1. **Run audit early**: Before any causal analysis, audit your data to understand variable roles

2. **Use domain knowledge**: The audit identifies statistical associations; combine with clinical/domain expertise

3. **Adjust significance level**: 
   - Use stricter `alpha` (e.g., 0.01) for larger datasets to reduce false positives
   - Use looser `alpha` (e.g., 0.10) for smaller samples to catch potential confounders

4. **Audit subgroups**: Confounding patterns may differ across patient populations

5. **Document decisions**: Record which variables you adjust for and why

6. **Iterate**: After initial analysis, re-audit to check if additional variables should be included

## Conclusion

The `audit_data()` function provides an automated first pass at identifying causal structure in your dataset.
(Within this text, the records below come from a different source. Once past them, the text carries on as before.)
@@ -773,18 +828,46 @@
 #pragma unroll
     for (int i = 0; i < 4 * KBH; ++i) scratch[lane + 64 * i] = 0.f;
   }
+  int kseq = 0;
+  bool lost = false;
   auto tile = [&](auto full_c, int64_t t) {
     constexpr bool FULL = decltype(full_c)::value;
     const int64_t row0 = r0 + t * TR;
     const int cnt = FULL ? TR : cnt_of(t);
-    wave_sync_lds();
-    store_rows<K, LDX, false, X16>(xv, cnt, nullptr, 1.f, xl, lane);
+    auto ynorm = [&](float v, int k, bool ok) {
+      v = fmaf(v - pt[k], pt[K + k], pt[2 * K + k]);
+      v = (v > 0.f) ? v : v * pslope;
+      return ok ? v : 0.f;
+    };
+    if (!lost) lost = !flag_wait(flg + F_DONE + (hf ^ 1), kseq);
+#pragma unroll
+    for (int j = 0; j < NIT; ++j) {
+      const int q = lane + 64 * j, rl = q / CH, k = (q - rl * CH) << 2, rr = HR * hf + rl;
+      const bool ok = rr < cnt;
+      float4 w = widen<X16>(xv[j]);
+      if (!ok) w = make_float4(0.f, 0.f, 0.f, 0.f);
+      *reinterpret_cast<float4*>(xr + rr * LDX + k) = w;
+      const float yv[4] = {ynorm(w.x, k, ok), ynorm(w.y, k + 1, ok), ynorm(w.z, k + 2, ok),
+                           ynorm(w.w, k + 3, ok)};
+      bf16x4 yh, yl;
+      const int o = pl_off<K>(rr, k);
+      if constexpr (LO) {
+        split2<4>(yv, yh, yl);
+        *reinterpret_cast<bf16x4*>(yp + TR * K + o) = yl;
+      } else {
+#pragma unroll
+        for (int i = 0; i < 4; ++i) yh[i] = (__bf16)yv[i];
+      }
+      *reinterpret_cast<bf16x4*>(yp + o) = yh;
+    }
     {
-      constexpr int NZ = TR * (N / 4) / 64;
 #pragma unroll
       for (int j = 0; j < NZ; ++j) {
-        const int q = lane + 64 * j, rr = q / (N / 4), n = (q - rr * (N / 4)) << 2;
-        *reinterpret_cast<float4*>(gl + rr * LDG + n) = make_float4(0.f, 0.f, 0.f, 0.f);
+        const int q = lane + 64 * j, rr = q / (NH / 8), ch = hf * (NH / 8) + (q - rr * (NH / 8));
+        const int o = pl_off<N>(rr, 8 * ch);
+        const bf16x8 z = __builtin_bit_cast(bf16x8, make_uint4(0u, 0u, 0u, 0u));
+        *reinterpret_cast<bf16x8*>(sp + o) = z;
+        if constexpr (LO) *reinterpret_cast<bf16x8*>(sp + TR * N + o) = z;
       }
       const int sA = __builtin_amdgcn_readlane(seg_l, 0);
       const int sB = __builtin_amdgcn_readlane(seg_l, cnt - 1);
@@ -799,15 +882,15 @@
         const int sgm = __builtin_amdgcn_readlane(seg_l, row);
         const uint64_t diff = __ballot(lane < cnt && lane > row && seg_l != sgm);
         const int e = diff ? (int)__builtin_ctzll(diff) : cnt;
-        int ap[CPL];
-        float gv[CPL];
+        int ap;
+        float gv;
         load_seg(sgm, ap, gv);
         scatter(ap, gv, (int)row0, row, e);
         row = e;
       }
     }
     const int rid_cur = rid_l;
-    load_rows<K, X16>(xprev, rid_n, xv, lane);
+    load_half(rid_n, xv);
     {
       const int64_t tn = t + npairs < ntiles ? t + npairs : ntiles - 1;
       load_seg(__builtin_amdgcn_readlane(seg_n, 0), apA, gvA);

It answers key questions:

- **What must I adjust for?** → Confounders
- **What might help with identification?** → Potential instruments  
- **What improves precision?** → Outcome predictors
- **What's safe to ignore?** → Variables with no causal role

This systematic approach helps ensure your causal analysis is built on a solid foundation, reducing the risk of confounding bias and improving the reliability of your conclusions.

## References

- Connors, A.F. et al. (1996). The Effectiveness of Right Heart Catheterization in the Initial Care of Critically Ill Patients. *JAMA*, 276(11), 889-897.

- Akdemir, D. (2026). Constraints on Causal Inference as Experiment Comparison. Negative control certification/bounding (`thm:nc_bound`).